- [Description of the task]
Every line below that holds the string "wide" must be copied.
*** Available data ***
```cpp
int olf_ctx_create(const olf_params* p, int width, int height, int max_images, olf_ctx** out)
{
    if (!p || !out || width < 64 || height < 64 || max_images < 1) { set_error("olf_ctx_create: bad argument"); return OLF_ERR_INVALID; }
    *out = nullptr;
    if (p->abi_version != OLF_ABI_VERSION || p->struct_size != (uint32_t)sizeof(olf_params)) {
        set_error("olf_ctx_create: the parameter block was not initialised by this library's olf_default_params() (abi_version / struct_size differ: "
                  "caller built against another include/orbline_types.h)");
        return OLF_ERR_INVALID;
    }
    int ndev = 0;
    if (hipGetDeviceCount(&ndev) != hipSuccess || ndev < 1) {
        set_error("olf_ctx_create: no HIP device visible (this library has no CPU path)");
        return OLF_ERR_NODEVICE;
    }
    olf_ctx* c = new olf_ctx();
    c->params = *p; c->W = width; c->H = height; c->max_images = max_images;
    int rc = c->orb.build(p->orb, width, height);
    if (rc != OLF_OK) {
        set_error(rc == OLF_ERR_CAPACITY ? "olf_ctx_create: more than 32760 key points on one pyramid level (nfeatures too large for this scale factor / level count)"
                                         : "olf_ctx_create: image size / ORB parameters not supported (every pyramid level needs at least 62 x 62 pixels and a landscape cell grid)");
        delete c; return rc;
    }
    auto fail = [&](int code) { olf_ctx_destroy(c); return code; };
    if (hipGetDevice(&c->device) != hipSuccess) return fail(OLF_ERR_HIP);
    if (hipDeviceGetAttribute(&c->limits.nCU, hipDeviceAttributeMultiprocessorCount, c->device) != hipSuccess || c->limits.nCU <= 0) c->limits.nCU = 64;
    if (hipDeviceGetAttribute(&c->limits.maxLds, hipDeviceAttributeMaxSharedMemoryPerBlock, c->device) != hipSuccess) c->limits.maxLds = 64 * 1024;
    if (hipStreamCreateWithFlags(&c->stream, hipStreamNonBlocking) != hipSuccess) { set_error("hipStreamCreate failed"); return fail(OLF_ERR_HIP); }
    const OrbGeom& g = c->orb.geom;
    const size_t n = (size_t)max_images;
    OrbDeviceBufs& b = c->ob;
    const bool allocTrace = getenv("OLF_ALLOC_TRACE") != nullptr;
#define A(ptr, count) do { if ((rc = dev_alloc(c, &(ptr), (count))) != OLF_OK) return fail(rc); \
                           if (allocTrace) fprintf(stderr, "alloc %-18s %8.3f MB per image\n", #ptr, (double)(count) * sizeof(*(ptr)) / 1e6 / (double)n); } while (0)
    A(b.pyr, n * g.pyrBytes); A(b.blur, n * g.pyrBytes);
    A(b.cells, n * g.totalCells * g.cellCap); A(b.cellCount, n * g.totalCells);
    A(b.cand, n * g.candTotal); A(b.candNode, n * g.candTotal); A(b.candCount, n * g.nlevels);
    if (g.maxNodes > 2048) A(b.octSpill, n * g.nlevels * octree_lds_bytes(g.maxNodes));
    A(b.lvlKp, n * g.kpTotal); A(b.lvlCount, n * g.nlevels); A(b.lvlAngle, n * g.kpTotal);
    A(b.rx, c->orb.rx.size() + 1); A(b.ry, c->orb.ry.size() + 1); A(b.geom, 1); A(b.status, 256);
    A(c->d_uright, ((n + 1) / 2) * g.outCap); A(c->d_depth, ((n + 1) / 2) * g.outCap); A(c->d_sad, ((n + 1) / 2) * g.outCap); A(c->d_bestkey, ((n + 1) / 2) * g.outCap); A(c->d_rowperm, n * g.outCap);
    A(c->d_images, n * width * height); A(c->d_kps, n * g.outCap); A(c->d_desc, n * g.outCap * OLF_DESC_BYTES); A(c->d_counts, n);
#undef A
    if (hipMemcpy(b.rx, c->orb.rx.data(), c->orb.rx.size() * sizeof(ResizeCoef), hipMemcpyHostToDevice) != hipSuccess ||
        hipMemcpy(b.ry, c->orb.ry.data(), c->orb.ry.size() * sizeof(ResizeCoef), hipMemcpyHostToDevice) != hipSuccess ||
        hipMemcpy(b.geom, &g, sizeof(OrbGeom), hipMemcpyHostToDevice) != hipSuccess ||
        hipMemset(b.status, 0, 1024) != hipSuccess) {
        set_error("olf_ctx_create: table upload failed");
        return fail(OLF_ERR_HIP);
    }
    rc = c->line.build(p->line, width, height, max_images);
    if (rc != OLF_OK) { set_error("olf_ctx_create: LSD parameters not supported"); return fail(rc); }
    LineGeom& lg = c->line.geom;
    int prLeast = 0, prGreatest = 0;
    (void)hipDeviceGetStreamPriorityRange(&prLeast, &prGreatest);
    if (hipStreamCreateWithPriority(&c->stream2, hipStreamNonBlocking, prLeast) != hipSuccess ||
        hipEventCreateWithFlags(&c->ev_fork, hipEventDisableTiming) != hipSuccess || hipEventCreateWithFlags(&c->ev_front, hipEventDisableTiming) != hipSuccess || hipEventCreateWithFlags(&c->ev_sort, hipEventDisableTiming) != hipSuccess ||
        hipEventCreateWithFlags(&c->ev_lbd, hipEventDisableTiming) != hipSuccess ||
        hipEventCreateWithFlags(&c->ev_join, hipEventDisableTiming) != hipSuccess) { set_error("stream/event creation failed"); return fail(OLF_ERR_HIP); }
    LineDeviceBufs& l = c->lb;
#define A(ptr, count) do { if ((rc = dev_alloc(c, &(ptr), (count))) != OLF_OK) return fail(rc); \
                           if (allocTrace) fprintf(stderr, "alloc %-18s %8.3f MB per image\n", #ptr, (double)(count) * sizeof(*(ptr)) / 1e6 / (double)n); } while (0)
    const bool batchCtx = n > (size_t)kBatchCtxImages;
    const size_t keyWords = lg.wide ? 2 : 1;
    A(l.grad, n * lg.Ps); A(l.keysA, n * lg.Ps * keyWords); A(l.keysB, n * lg.Ps * keyWords);
    if (batchCtx && lg.Ps * 4 >= lg.pitchW * lg.H && lg.Ps * 4 >= lg.pitchS * lg.Hs) { l.lsdBlur = reinterpret_cast<uint8_t*>(l.keysA); l.scaled = reinterpret_cast<uint8_t*>(l.keysB); c->scaled_aliased = true; }
    else { A(l.lsdBlur, n * lg.pitchW * lg.H); A(l.scaled, n * lg.pitchS * lg.Hs); }
    A(l.topBuf, n * (size_t)lsd_seedsort_top_words()); A(l.keyCount, n * 32); A(l.maxN, n * 32); A(l.chunkCnt, n * ((lg.Ps + 4095) / 4096)); A(l.sortHist, n * (size_t)lsd_sort_max_chunks(lg.Ps) * 32); A(l.sortBase, n * 32);
    l.nChunks = lg.regionStride / 32;
    A(l.region, n * (size_t)lg.regionStride); l.ownerImages = (batchCtx || lg.wide) ? 0 : (int)std::min<size_t>(n, kMwMaxImages); A(l.owner, (size_t)l.ownerImages * lg.Ps); A(l.links, n * (size_t)l.nChunks);
    lg.logCap = lg.regionStride / 2;
    lg.spillBlocks = lg.regionStride / 2 >= lg.Ps ? 0 : (int)std::max<size_t>(4, n / 16);
    if (lg.spillBlocks) A(lg.spillArena, (size_t)lg.spillBlocks * 2 * lg.Ps);
    A(lg.spillCtl, 64); A(lg.spillOf, n);
    l.mgImages = (int)std::min<size_t>(n, kMgMaxImages); l.mgStride = lsd_grow_mg_stride(lg.maxRegions);
    A(l.mg, (size_t)l.mgImages * l.mgStride);
    A(l.rawLines, n * lg.maxDetect); A(l.rawCount, n); A(l.regCount, n); A(l.growFmt, n); A(l.lbdBlur, n * lg.pitchW * lg.H); A(l.dxdy, n * lg.pitchD * lg.H);
    A(l.rowSums, n * lg.outCap * 63 * 4); A(l.lbdStarts, n * lg.outCap * 64 * 2); A(l.rx, c->line.rx.size()); A(l.ry, c->line.ry.size()); A(l.geom, 1);
    A(c->d_kls, n * lg.outCap); A(c->d_ldesc, n * lg.outCap * OLF_DESC_BYTES); A(c->d_lcounts, n);
    {
        const size_t np = (n + 1) / 2;
        A(c->d_ldist, np * lg.outCap * lg.outCap); A(c->d_lm21, np * lg.outCap); A(c->d_lm12, np * lg.outCap);
        A(c->d_ldisp, np * lg.outCap * 2); A(c->d_lle, np * lg.outCap * 3);
        void* q = nullptr;
        if (hipMalloc(&q, stereo_lines_prep_bytes((int)n, lg.outCap)) != hipSuccess) { set_error("hipMalloc failed"); return fail(OLF_ERR_HIP); }
        c->allocs.push_back(q); c->d_lprep = q;
    }
    if (n <= 16) {
        const size_t np = (n + 1) / 2, ocap = g.outCap, lcap = lg.outCap;
        const size_t sz[11] = {n * ocap * sizeof(olf_keypoint), n * ocap * OLF_DESC_BYTES, n * sizeof(int), np * ocap * sizeof(float), np * ocap * sizeof(float),
                               n * lcap * sizeof(olf_keyline), n * lcap * OLF_DESC_BYTES, n * sizeof(int), np * lcap * sizeof(int), np * lcap * 2 * sizeof(float), np * lcap * 3 * sizeof(double)};
        size_t off = 0;
        for (int k = 0; k < 11; ++k) { c->outslab_off[k] = off; off += (sz[k] + 255) & ~(size_t)255; }
        c->outslab_off[11] = off; c->outslab_bytes = off;
        A(c->d_outslab, off);
        if (hipHostMalloc(reinterpret_cast<void**>(&c->h_outslab), off, hipHostMallocDefault) != hipSuccess) { set_error("hipHostMalloc failed"); return fail(OLF_ERR_HIP); }
        uint8_t* q = c->d_outslab;
        c->d_kps = reinterpret_cast<olf_keypoint*>(q + c->outslab_off[0]); c->d_desc = q + c->outslab_off[1]; c->d_counts = reinterpret_cast<int*>(q + c->outslab_off[2]);
        c->d_uright = reinterpret_cast<float*>(q + c->outslab_off[3]); c->d_depth = reinterpret_cast<float*>(q + c->outslab_off[4]);
// ... 882 lines not shown
```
*** End of Available data ***
- [Result]
    const size_t keyWords = lg.wide ? 2 : 1;
    A(l.region, n * (size_t)lg.regionStride); l.ownerImages = (batchCtx || lg.wide) ? 0 : (int)std::min<size_t>(n, kMwMaxImages); A(l.owner, (size_t)l.ownerImages * lg.Ps); A(l.links, n * (size_t)l.nChunks);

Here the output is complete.